Zafar Anjum | Oct. 29, 2013
In a quick interview in Las Vegas, Zafar Anjum asks Matt Quinn, Tibco’s CTO, about the company’s approach to big data, mobility, cloud, and R&D.

"So you set an agenda and then they just follow?"

"I try to do more than just set an agenda," he clarifies. "Because otherwise I just become an empty suite. I will give you an example. Earlier this year, we launched Cloud Bus. Cloud Bus came about because we believed that cloud computing was becoming very very important and so the agenda was very simple. The agenda was -we are going to pivot to the cloud. We are going to find products and services within our portfolio that makes most sense to move to the cloud. There was a whole bunch of different kinds of things that we looked at.

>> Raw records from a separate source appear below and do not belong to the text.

template <int NCLS, int K, int ACTB>
__global__ __launch_bounds__(256) __attribute__((amdgpu_waves_per_eu(2))) void conv_sc_kernel(const ScArgs g) {
    using C = ScCfg<NCLS, K>;
    using T = bf16_t;
    constexpr int PITCH = C::PITCH, NPI = C::NPI, NWI = C::NWI, RPI = C::RPI, VPR = C::NCH;
    const DykConvDesc& a = g.d;
    extern __shared__ __attribute__((aligned(16))) char smem[];
    char* sW = smem;
    char* sP = smem + C::W_BYTES;
    float* s_stat = (float*)(smem + C::W_BYTES + 2 * C::P_BYTES);

    const int tid = threadIdx.x, lane = tid & 63;
    const int wv = __builtin_amdgcn_readfirstlane(tid >> 6);
    const int i16 = lane & 15, kq = lane >> 4;
    const T* zero = (const T*)dyk_sc_zero_page;
    const int Hi_s = __builtin_amdgcn_readfirstlane(a.Hi), Wi_s = __builtin_amdgcn_readfirstlane(a.Wi);
    const int ldx_s = __builtin_amdgcn_readfirstlane(a.ldx), ldy_s = __builtin_amdgcn_readfirstlane(a.ldy), ldr_s = __builtin_amdgcn_readfirstlane(a.ldr);
    const int Ho_s = __builtin_amdgcn_readfirstlane(a.Ho), Wo_s = __builtin_amdgcn_readfirstlane(a.Wo);
    const int osy = __builtin_amdgcn_readfirstlane(a.osy), osx = __builtin_amdgcn_readfirstlane(a.osx);
    const int PW = g.PW;

    {
        const T* wg = (const T*)a.w;
#pragma unroll
        for (int j = 0; j < NWI; ++j) {
            const int q = j * 4 + wv;
            const int row = q * RPI + lane / VPR, ps = lane % VPR;
            const int lc = ps ^ sc_key<K>(row);
            sc_glds16(wg + (long)row * K + lc * 8, sc_lds_addr(sW + q * 1024));
        }
    }
    int p_eoff[NPI], p_yx[NPI];
#pragma unroll
    for (int j = 0; j < NPI; ++j) {
        const int row = (j * 4 + wv) * RPI + lane / VPR, ps = lane % VPR;
        const int lc = ps ^ sc_key<K>(row);
        const int py = row / PW, px = row - py * PW;
        p_yx[j] = row < g.npatch ? (py << 16) | px : (0x7000 << 16);
        p_eoff[j] = (py * Wi_s + px) * ldx_s + lc * 8;
    }
    auto stage_patch = [&](int tile, int buf) {
        const int tx = tile % g.tiles_x, r = tile / g.tiles_x;
        const int ty = r % g.tiles_y, b = r / g.tiles_y;
        const int ys = ty * SC_TH + g.miny, xs = tx * SC_TW + g.minx;
        const T* x00 = (const T*)a.x + (long)((b * Hi_s + ys) * Wi_s + xs) * ldx_s;
        char* dst = sP + buf * C::P_BYTES;
#pragma unroll
        for (int j = 0; j < NPI; ++j) {
            const int hy = p_yx[j] >> 16, hx = p_yx[j] & 0xffff;
            const bool ok = ((unsigned)(ys + hy) < (unsigned)Hi_s) & ((unsigned)(xs + hx) < (unsigned)Wi_s);
            const T* cand = x00 + p_eoff[j];
            sc_glds16(ok ? cand : zero, sc_lds_addr(dst + (j * 4 + wv) * 1024));
        }
    };

    float* s_bn = s_stat + 4 * 2 * SC_M;
    if (tid < 4 * SC_M) {
        const int which = tid / SC_M, ch = tid % SC_M;
        const float* src = which == 0 ? a.scale : which == 1 ? a.shift : which == 2 ? a.aux0 : a.aux1;
        s_bn[tid] = src[ch];
    }
    float s1[8], s2[8];
#pragma unroll
    for (int j = 0; j < 8; ++j) s1[j] = s2[j] = 0.f;
    int pb[2];
#pragma unroll
    for (int ni = 0; ni < 2; ++ni) pb[ni] = (2 * wv + ni) * PW + i16;
    int wa[2];
#pragma unroll
    for (int mi = 0; mi < 2; ++mi) wa[mi] = (mi * 16 + i16) * PITCH;
    const int wkey[2] = {sc_key<K>(i16), sc_key<K>(16 + i16)};

    int buf = 0;
    int tile = blockIdx.x;
    if (tile < g.ntiles) stage_patch(tile, 0);
    for (; tile < g.ntiles; tile += gridDim.x) {
        asm volatile("s_waitcnt vmcnt(0)" ::: "memory");
        __builtin_amdgcn_s_barrier();
        if (tile + (int)gridDim.x < g.ntiles) stage_patch(tile + gridDim.x, buf ^ 1);
        const char* P = sP + buf * C::P_BYTES;

        const int tx = tile % g.tiles_x, rr = tile / g.tiles_x;
        const int ty = rr % g.tiles_y, b = rr / g.tiles_y;
        const int xo = (tx * SC_TW + i16) * osx;
        uint2 raw[NCLS][2][2];
        int opix[NCLS][2];
#pragma unroll
        for (int c = 0; c < NCLS; ++c)
#pragma unroll
            for (int ni = 0; ni < 2; ++ni) {
                const int yo = (ty * SC_TH + 2 * wv + ni) * osy + (NCLS > 1 ? g.cls_ooy[c] : a.ooy);
                opix[c][ni] = (b * Ho_s + yo) * Wo_s + xo + (NCLS > 1 ? g.cls_oox[c] : a.oox);
#pragma unroll
                for (int mi = 0; mi < 2; ++mi)
                    raw[c][mi][ni] = *(const uint2*)((const T*)a.res + (long)opix[c][ni] * ldr_s + mi * 16 + kq * 4);
            }

        f32x4_t acc[NCLS][2][2];
#pragma unroll
        for (int c = 0; c < NCLS; ++c)
#pragma unroll
            for (int mi = 0; mi < 2; ++mi)
#pragma unroll
                for (int ni = 0; ni < 2; ++ni) acc[c][mi][ni] = (f32x4_t){0.f, 0.f, 0.f, 0.f};
        {
            int t = 0;
#pragma unroll
            for (int c = 0; c < NCLS; ++c) {
                constexpr int NT[4] = {NCLS == 4 ? 1 : 9, 2, 2, 4};
#pragma unroll
                for (int q = 0; q < NT[c]; ++q, ++t) {
                    const int shift = g.tap_shift[t];
                    const char* Wt = sW + g.tap_w[t] * (SC_M * PITCH);
                    int prow[2], pkey[2];
#pragma unroll
                    for (int ni = 0; ni < 2; ++ni) { prow[ni] = pb[ni] + shift; pkey[ni] = sc_key<K>(prow[ni]); }
#pragma unroll
                    for (int kb = 0; kb < K / 32; ++kb) {
                        const int chunk = kq + 4 * kb;
                        bf16x8_t fa[2], fb[2];
#pragma unroll
                        for (int mi = 0; mi < 2; ++mi) fa[mi] = *(const bf16x8_t*)(Wt + wa[mi] + ((chunk ^ wkey[mi]) << 4));
#pragma unroll
                        for (int ni = 0; ni < 2; ++ni) fb[ni] = *(const bf16x8_t*)(P + prow[ni] * PITCH + ((chunk ^ pkey[ni]) << 4));
#pragma unroll
                        for (int mi = 0; mi < 2; ++mi)
#pragma unroll
                            for (int ni = 0; ni < 2; ++ni)
                                acc[c][mi][ni] = __builtin_amdgcn_mfma_f32_16x16x32_bf16(fa[mi], fb[ni], acc[c][mi][ni], 0, 0, 0);
                    }
                }
            }
        }
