class AttnBlock:

    def __init__(self, in_channels, init=True):
        self.norm = GroupNorm(32, in_channels, init=init)
        self.q = Conv2d(in_channels, in_channels, kernel_size=[1, 1], init=init)
        self.k = Conv2d(in_channels, in_channels, kernel_size=[1, 1], init=init)
        self.v = Conv2d(in_channels, in_channels, kernel_size=[1, 1], init=init)
        self.proj_out = Conv2d(in_channels, in_channels, kernel_size=[1, 1], init=init)

    def __call__(self, x):
# ... 21 lines not shown
class CrossAttention:
    def __init__(self, query_dim, context_dim, n_heads, d_head, init=True):
        self.to_q = Linear(query_dim, n_heads * d_head, bias=False, init=init)
        self.to_k = Linear(context_dim, n_heads * d_head, bias=False, init=init)
        self.to_v = Linear(context_dim, n_heads * d_head, bias=False, init=init)
        self.num_heads = n_heads
        self.head_size = d_head
        self.to_out = [Linear(n_heads * d_head, query_dim, init=init)]
        self._fused = None

    def _fused_weights(self, self_attn):
        key = (self.to_q.weight.wkey, self.to_k.weight.wkey, self.to_v.weight.wkey, self_attn)
        if self._fused is None or self._fused[0] != key:
            ws = [self.to_q.weight, self.to_k.weight, self.to_v.weight] if self_attn else [self.to_k.weight, self.to_v.weight]
            self._fused = (key, _concat_rows(ws))
        return self._fused[1]

    def _folded(self, ln, self_attn):
        w = self._fused_weights(True) if self_attn else self.to_q.weight
        key = (w.wkey, ln.weight.wkey, ln.bias.wkey)
        if getattr(self, "_ln_fold", None) is None or self._ln_fold[0] != key:
            self._ln_fold = (key, fold_layer_norm(w, None, ln))
        return self._ln_fold[1]

    def project_kv(self, context):
        return linear_f16(context, self._fused_weights(False))

    def __call__(self, x, context=None, residual=None, kv=None, ln=None, ip=None):
        if ip is not None and context is None and kv is None:
            raise ValueError("CrossAttention: ip= is for cross-attention (context= or kv=), not self-attention")
        b, t, _ = x.shape
        nh, hs = self.num_heads, self.head_size
        c = nh * hs
        from ..ff import fp8
        mx_in = fp8.ATTENTION and ln is not None and fp8.linear_ok(b * t, 3 * c if (context is None and kv is None) else c, x.shape[-1])
        if mx_in:
            if getattr(self, "_cache8", None) is None:
                self._cache8 = {"qkv": {}, "q": {}, "out": {}}
            x8 = fp8.layer_norm_mx(x, ln)
        if context is None and kv is None:
            if mx_in:
                w8, wsc = fp8.pack_weight(self._fused_weights(True), self._cache8["qkv"])
                qkv = fp8.linear_mx(x8, w8, wsc, None)
            elif ln is not None:
                qkv = linear_ln_f16(x, self._folded(ln, True), ln.eps)
            else:
                qkv = linear_f16(x, self._fused_weights(True))
            q, k, v = qkv, qkv.view((b, t, 3 * c), "row", c), qkv.view((b, t, 3 * c), "row", 2 * c)
            tk, qs, ks = t, (t * 3 * c, hs, 3 * c), (t * 3 * c, hs, 3 * c)
        else:
            if mx_in:
                w8, wsc = fp8.pack_weight(self.to_q.weight, self._cache8["q"])
                q = fp8.linear_mx(x8, w8, wsc, None)
            else:
                q = linear_ln_f16(x, self._folded(ln, False), ln.eps) if ln is not None else linear_f16(x, self.to_q.weight)
            if kv is None:
                kv = self.project_kv(context)
            if hasattr(kv, "ld"):
                tk, ld = kv.arr.shape[1], kv.ld
                k = kv.arr.view(kv.arr.shape, "row", kv.off)
                v = kv.arr.view(kv.arr.shape, "row", kv.off + c)
            else:
                tk, ld = kv.shape[1], 2 * c
                k, v = kv, kv.view(kv.shape, "row", c)
            qs, ks = (t * c, hs, c), (tk * ld, hs, ld)
        o = DeviceArray.empty((b, t, c), x.dtype, "row")
        if config.head_merge == "reference_exact":
            os_ = (nh * t * hs, t * hs, hs)
        else:
            os_ = (t * c, hs, c)
        if ip is None:
            sdpa_strided(o, q, k, v, b, nh, t, tk, hs, qs, ks, ks, os_)
        else:
            kv2, scale_ptr = ip
            if kv2.arr.ndim != 3 or kv2.arr.shape[0] != b or kv2.c != c or kv2.off + 2 * c > kv2.ld:
                raise ValueError(f"CrossAttention: ip K|V {kv2.arr.shape} (columns {kv2.off} .. {kv2.off + 2 * c} of {kv2.ld}) does not fit a batch of {b} with {c} channels")
            tk2 = kv2.arr.shape[1]
            k2s = (tk2 * kv2.ld, hs, kv2.ld)
            sdpa_dual_strided(o, q, k, v, kv2.arr.view(kv2.arr.shape, "row", kv2.off), kv2.arr.view(kv2.arr.shape, "row", kv2.off + c), scale_ptr,
                              b, nh, t, tk, tk2, hs, qs, ks, ks, k2s, k2s, os_)
        lo = self.to_out[0]
        if fp8.ATTENTION and fp8.linear_ok(b * t, lo.weight.shape[0], c):
            if getattr(self, "_cache8", None) is None:
                self._cache8 = {"qkv": {}, "q": {}, "out": {}}
            w8, wsc = fp8.pack_weight(lo.weight, self._cache8["out"])
            return fp8.linear_mx(fp8.quantize_mx(o), w8, wsc, lo.bias, residual=residual)
        return lo(o, residual=residual)
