ka9q_sdr_amd/csrc/kq_bank_call.cpp:

```cpp
#include "kq_bank.hpp"

using namespace kq::bank;

namespace kq::bank {

void harvest_slot(kq_bank *b, int slot) {
  if (!b->stage_timed[slot]) return;
  b->stage_timed[slot] = false;
  float ms = 0;
  if (hipEventElapsedTime(&ms, b->stage_t0[slot], b->stage_ev[slot]) == hipSuccess && ms > 0) {
    b->acc.filter_ms += ms;
    if (ms > b->acc.filter_max_ms) {
      b->acc.filter_max_ms = ms;
      b->acc.filter_max_submit_ms = b->stage_submit_ms[slot];
      b->acc.filter_max_launch = b->stage_launch[slot];
    }
  } else
    (void)hipGetLastError();
}

void note_retune(kq_bank *b, int ch) {
  HostChan &h = b->chans[ch];
  int64_t const hist = (int64_t)b->g.M - 1;
  if (h.retuned && h.hist_old == hist) return;
// ... 327 lines not shown
    for (int c = 0; c < k.C; c++) {
      if (!b->chans[c].active) continue;
      bool const isb = b->chans[c].cfg.demod_type == KQ_LINEAR_DEMOD && b->chans[c].cfg.isb;
      for (unsigned i = 0; i < k.nblocks; i++) {
        const float2 *X = k.spectrum + (size_t)i * g.N;
        size_t const cb = (size_t)c * g.max_blocks + i;
        if (b->cfg.compute_n0)
          kq::launch_n0_single(b->stream, X, g.N, g.samprate, b->chans[c].cfg.low, b->chans[c].cfg.high, k.pl.n0raw + cb);
        kq::launch_slave_bank(b->stream, X, k.chd.resp + (size_t)c * g.Ndec, k.pl.filt + cb * g.olen, g.N, g.Ndec, g.olen, isb ? 2 : 1,
                              b->tw, g.tw_log2);
      }
    }
  } else if (b->fwd_mode == KQ_FWD_PRUNED) {
    if (b->chan_tw_dirty) {
      kq::launch_pruned_tables(b->stream, g, k.chd, b->chan_tw, k.C);
      b->chan_tw_dirty = false;
    }
    if (kq::pruned_carries_iir(g)) iir_arm(b, k);
    kq::launch_filter_pruned(b->stream, g, k.chd, k.pl, k.window, b->chan_tw, act.n, nblocks, k.swept_pruned, act.list, b->big.iir);
    b->big.iir = kq::IirArgs{};
    if (k.nret > 0) {
      if (g.N > 16384)
        kq::launch_filter_split(b->stream, g, k.chd, k.pl, k.window, b->tw, k.nret, (int)k.nredo, k.retune_list);
      else
        full_launch(b, k, k.nret, (int)k.nredo, k.retune_list, 0, false);
    }
  } else if (b->use64k) {
    launch64k(b, k, act.n, nblocks, act.list, k.plain);
    if (k.plain && k.nret > 0) launch64k(b, k, k.nret, (int)k.nredo, k.retune_list, false);
  } else if (g.N > 16384) {
    kq::launch_filter_split(b->stream, g, k.chd, k.pl, k.window, b->tw, k.C, nblocks, nullptr);
  } else {
    int const steady_variant = k.swept_steady ? 2 : k.plain ? 1 : 0;
    if (k.mixed) {
      full_launch(b, k, (int)b->list_unswept_host.size(), nblocks, b->list_unswept_dev, 1);
      full_launch(b, k, (int)b->list_swept_host.size(), nblocks, b->list_swept_dev, steady_variant);
    } else {
      full_launch(b, k, act.n, nblocks, act.list, steady_variant);
    }
    if (k.use16k && (k.plain || k.mixed || k.swept_steady) && k.nret > 0)
      full_launch(b, k, k.nret, (int)k.nredo, k.retune_list, 0);
  }
}

int launch_energy_and_filter(kq_bank *b, Call &k) {
  kq::Geom const &g = b->g;
  int const slot = k.slot, pp = k.pp;
  if (ctl_flush(b, CTL_FILTER, b->stream)) return -1;
  {
    Scope t(b, 2, b->stream);
    kq::launch_block_energy_sum(b->stream, k.spectrum ? nullptr : k.window + (g.M - 1), g.L, k.spectrum ? 0 : (int)k.nblocks,
                                k.pl.if_power + b->cfg.max_blocks,
                                b->stage_host[slot], b->osc_dev2[pp],
                                k.nret ? k.ret_off + k.nret * sizeof(int) : 8 * k.Cmax * sizeof(double) + k.nblocks,
                                k.spectrum ? nullptr : k.paired, (int)(g.M - 1), k.steady ? b->osc_dev2[pp ^ 1] : nullptr, (unsigned)k.C,
                                (unsigned)k.Cmax, (double)(k.n_w - b->planes_n_w), (double)(b->out_abs - b->planes_out_abs),
                                b->stage_host[slot] + b->patch_off, k.npatch, b->stage_host[slot] + b->bits_off);
  }
  LAUNCH_CHECK("IF power");
  if (b->timing) {
    KQ_TRY(hipEventRecord(b->stage_t0[slot], b->stream));
    b->stage_timed[slot] = true;
    b->stage_h0[slot] = std::chrono::steady_clock::now();
    b->stage_launch[slot] = b->acc.filter_launches;
  }
  static bool const iir_in_filter_off = getenv("KQ_IIR_IN_FILTER") && atoi(getenv("KQ_IIR_IN_FILTER")) == 0;
// ... 210 lines not shown
```

ka9q_sdr_amd/csrc/kq_bank_chan.cpp:

```cpp
#include "kq_bank.hpp"

using namespace kq::bank;

namespace {

int out_type_of(const kq_channel_config &k) { return (k.demod_type == KQ_LINEAR_DEMOD && k.isb) ? kq::FT_CROSS_CONJ : kq::FT_COMPLEX; }
bool is_pll(const kq_channel_config &c) { return c.demod_type == KQ_LINEAR_DEMOD && c.pll; }

int pll_admit(kq_bank *b, const kq_channel_config &m) {
  float const samptime = (float)b->g.D / (float)b->g.samprate;
  float const binsize = (float)(1. / (65536 * samptime));
  int const nbins = 2 * (int)round((m.square ? 2 : 1) * 300.f / binsize) + 1;
  if (nbins > 4096) {
    kq_internal_set_error("output rate too low for the PLL search window (%d bins > 4096)", nbins);
    return -1;
  }
  return 0;
}

int pll_acquire(kq_bank *b, int c) {
  size_t const Cmax = b->cfg.max_channels;
  if (!b->list_pll_dev) {
    if (alloc_cleared(b, &b->list_pll_dev, Cmax) || alloc_cleared(b, &b->pll_slot_dev, Cmax) ||
        alloc_cleared(b, &b->pll_chunks_dev, (size_t)kq_bank::kMaxPllChunks))
// ... 72 lines not shown
  int c = (int)b->chans.size();
  for (int k = 0; k < (int)b->chans.size(); k++)
    if (!b->chans[k].active) {
      c = k;
      break;
    }
  if ((size_t)c >= b->cfg.max_channels) {
    kq_internal_set_error("bank is full (%u channels)", b->cfg.max_channels);
    return -1;
  }
  if (check_channel_config(b, *cfg)) return -1;
  if (is_pll(*cfg) && pll_admit(b, *cfg)) return -1;
  HostChan h;
  h.cfg = *cfg;
  h.out_type = out_type_of(*cfg);
  set_oscillators(b, h, *cfg);
  bool const appended = c == (int)b->chans.size();
  if (appended)
    b->chans.push_back(h);
  else
    b->chans[c] = h;
  if ((is_pll(*cfg) && pll_acquire(b, c)) || upload_channel(b, c) || queue_design(b, c)) {
    pll_release(b, c);
    release_n0slot(b, b->chans[c].n0slot);
    b->chans[c].n0slot = -1;
    if (appended)
      b->chans.pop_back();
    else
      b->chans[c].active = false;
    return -1;
  }
  if (lists_add(b, c)) return -1;
  b->chan_tw_dirty = true;
  b->chans[c].r_eff = 0;
  b->n_active++;
  b->cache_any = true;
  b->sweep_lists_dirty = true;
  note_patch(b, c);
  return c;
}

int kq_bank_add_channels(kq_bank *b, const kq_channel_config *cfgs, unsigned n, int *indices) {
  BankScope dev_scope_(b);
  if (!b || (!cfgs && n)) {
    kq_internal_set_error("NULL argument");
    return -1;
  }
  if (n == 0) return 0;
  bool holes = false, any_pll = false, any_nan = false;
  for (HostChan const &h : b->chans) holes = holes || !h.active;
  for (unsigned i = 0; i < n; i++) any_pll = any_pll || is_pll(cfgs[i]);
  for (unsigned i = 0; i < n; i++) any_nan = any_nan || std::isnan(cfgs[i].kaiser_beta);
  if (holes || any_pll || any_nan || n < 4) {
    std::vector<int> got;
    for (unsigned i = 0; i < n; i++) {
      int const c = kq_bank_add_channel(b, &cfgs[i]);
      if (c < 0) {
        std::string const why = kq_last_error();
        for (size_t k = got.size(); k-- > 0;) (void)kq_bank_remove_channel(b, got[k]);
        kq_internal_set_error("%s", why.c_str());
        return -1;
      }
      got.push_back(c);
      if (indices) indices[i] = c;
    }
    return (int)n;
// ... 124 lines not shown
    int const nsub = b->use64k ? 4 : 1;
    std::vector<int> slots(n);
    unsigned taken = 0;
    auto fill = [&]() -> int {
      for (unsigned i = 0; i < n; i++) {
        bool fresh = false;
        int const slot = acquire_n0slot(b, cfgs[i].low, cfgs[i].high, &fresh);
        hs[i].n0slot = slots[i] = slot;
        if (slot < 0) return -1;
        taken = i + 1;
        if (fresh) {
          std::vector<unsigned long long> m;
          std::vector<unsigned> meta;
          build_n0mask(b, cfgs[i].low, cfgs[i].high, m, meta);
          KQ_TRY(hipMemcpy(b->chd.n0lane + (size_t)slot * nsub * 256, m.data(), m.size() * sizeof(m[0]), hipMemcpyHostToDevice));
          KQ_TRY(hipMemcpy(b->chd.n0meta + (size_t)slot * nsub, meta.data(), meta.size() * sizeof(unsigned), hipMemcpyHostToDevice));
        }
      }
      KQ_TRY(hipMemcpy(b->chd.n0slot + c0, slots.data(), n * sizeof(int), hipMemcpyHostToDevice));
      return 0;
    };
    if (fill()) {
      for (unsigned i = 0; i < taken; i++) release_n0slot(b, slots[i]);
      return -1;
    }
  }
  for (unsigned i = 0; i < n; i++) {
    b->chans.push_back(std::move(hs[i]));
    if (indices) indices[i] = (int)(c0 + i);
  }
  b->lists_dirty = true;
  b->osc_dirty = true;
  b->chan_tw_dirty = true;
  return (int)n;
}

int kq_bank_remove_channel(kq_bank *b, int ch) {
  BankScope dev_scope_(b);
  if (!valid_ch(b, ch)) {
    kq_internal_set_error("bad channel");
    return -1;
  }
  HostChan &h = b->chans[ch];
  pll_release(b, ch);
  if (lists_remove(b, ch)) return -1;
  h.active = false;
  h.retuned = false;
  h.hist_old = 0;
  for (int64_t &n : h.hist_oldx) n = 0;
  h.patched = false;
  release_n0slot(b, h.n0slot);
  h.n0slot = -1;
  b->n_active--;
  b->n_swept -= h.r_eff != 0;
  b->n_fast -= std::fabs(h.r_eff) > sweep_limit(b);
  b->cache_any = b->n_active > 0;
  b->sweep_lists_dirty = true;
  h.r_eff = 0;
  h.lo2 = h.dop = h.shift = h.lo2_old = h.dop_old = Osc{};
  for (int l = 0; l < kq::kOldLevels; l++) h.lo2_oldx[l] = h.dop_oldx[l] = Osc{};
  h.out_rtp = kq_out_rtp_state{};
  while (!b->chans.empty() && !b->chans.back().active) b->chans.pop_back();
  return 0;
}

int kq_bank_channel_active(const kq_bank *b, int ch) {
// ... 55 lines not shown
}

int kq_bank_set_linear_options(kq_bank *b, int ch, int isb, int channels) {
  BankScope dev_scope_(b);
  if (!valid_ch(b, ch) || (channels != 1 && channels != 2)) {
    kq_internal_set_error("bad channel, or channels not 1 or 2");
    return -1;
  }
  HostChan &h = b->chans[ch];
  if (h.cfg.demod_type != KQ_LINEAR_DEMOD) {
    kq_internal_set_error("not a linear channel");
    return -1;
  }
  if ((h.cfg.isb != 0) == (isb != 0) && h.cfg.channels == channels) return 0;
  h.cfg.isb = isb != 0;
  h.cfg.channels = channels;
  h.out_type = out_type_of(h.cfg);
  int const flags = channel_flags(h.cfg);
  if (ctl_put(b, CTL_FILTER, b->chd.fflags + ch, &flags, sizeof(int))) return -1;
  if (ctl_put(b, CTL_DEMOD, b->chd.flags + ch, &flags, sizeof(int))) return -1;
  return 0;
}

int kq_bank_set_second_lo(kq_bank *b, int ch, double hz) {
  BankScope dev_scope_(b);
  if (!valid_ch(b, ch) || std::isnan(hz)) {
    kq_internal_set_error("bad channel or NaN");
    return -1;
  }
  note_retune(b, ch);
  b->chans[ch].cfg.second_lo = hz;
  b->chans[ch].lo2.set(hz == 0 ? 0.0 : hz / b->g.samprate, 0.0, b->n_abs);
  b->chan_tw_dirty = true;
  note_patch(b, ch);
  return 0;
}
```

Then we said we are going to do Cloud Bus first, and so it was myself and my team working with the engineers to build the cloud because if the first one is successful, it becomes a template for others to follow."

He further clarifies his views about taking the lead in driving innovation. "It does not mean you do everything," he says. He gives an example of moving a rock-let's say that's the task at hand. "What it means is that you are the first one to the damn rock. It is a lot easier to direct traffic when everything is moving than when everything is at a standstill."

He likes the last line, and laughs at it. It is catchy, kind of a quotable quote.

The public relations person reminds us that it is time to end the interview. Perhaps one last question? Yes. I appreciate the leeway and ask him one last question: on automation. I ask him, going forward how do you see technology departments in enterprises evolving? Will they shrink? Will they be totally gone?

"This to me is a little bit back to the future moment," he says. "When I started in Tibco 16 years ago, one of the things I saw was that in financial services, the capital markets had huge amount of IT and corporate IT relatively wasn't as big. So everybody was putting in a lot of money into the front office. Over time more of the budget moved to the corporate IT. If I look outside of that I see the same thing. About the same time the app vendors started to consolidate. With software as a service we are going back to that model because these SaaS applications are so focused I think the balance of power is shifting a little bit. It also means that the citizen developers are also becoming much more important."

I find the answer a little bit hazy. Perhaps we need further probing but time is up and Quinn has to go back to the stage to complete the set up for the next day.

I thank him and walk out of the hall.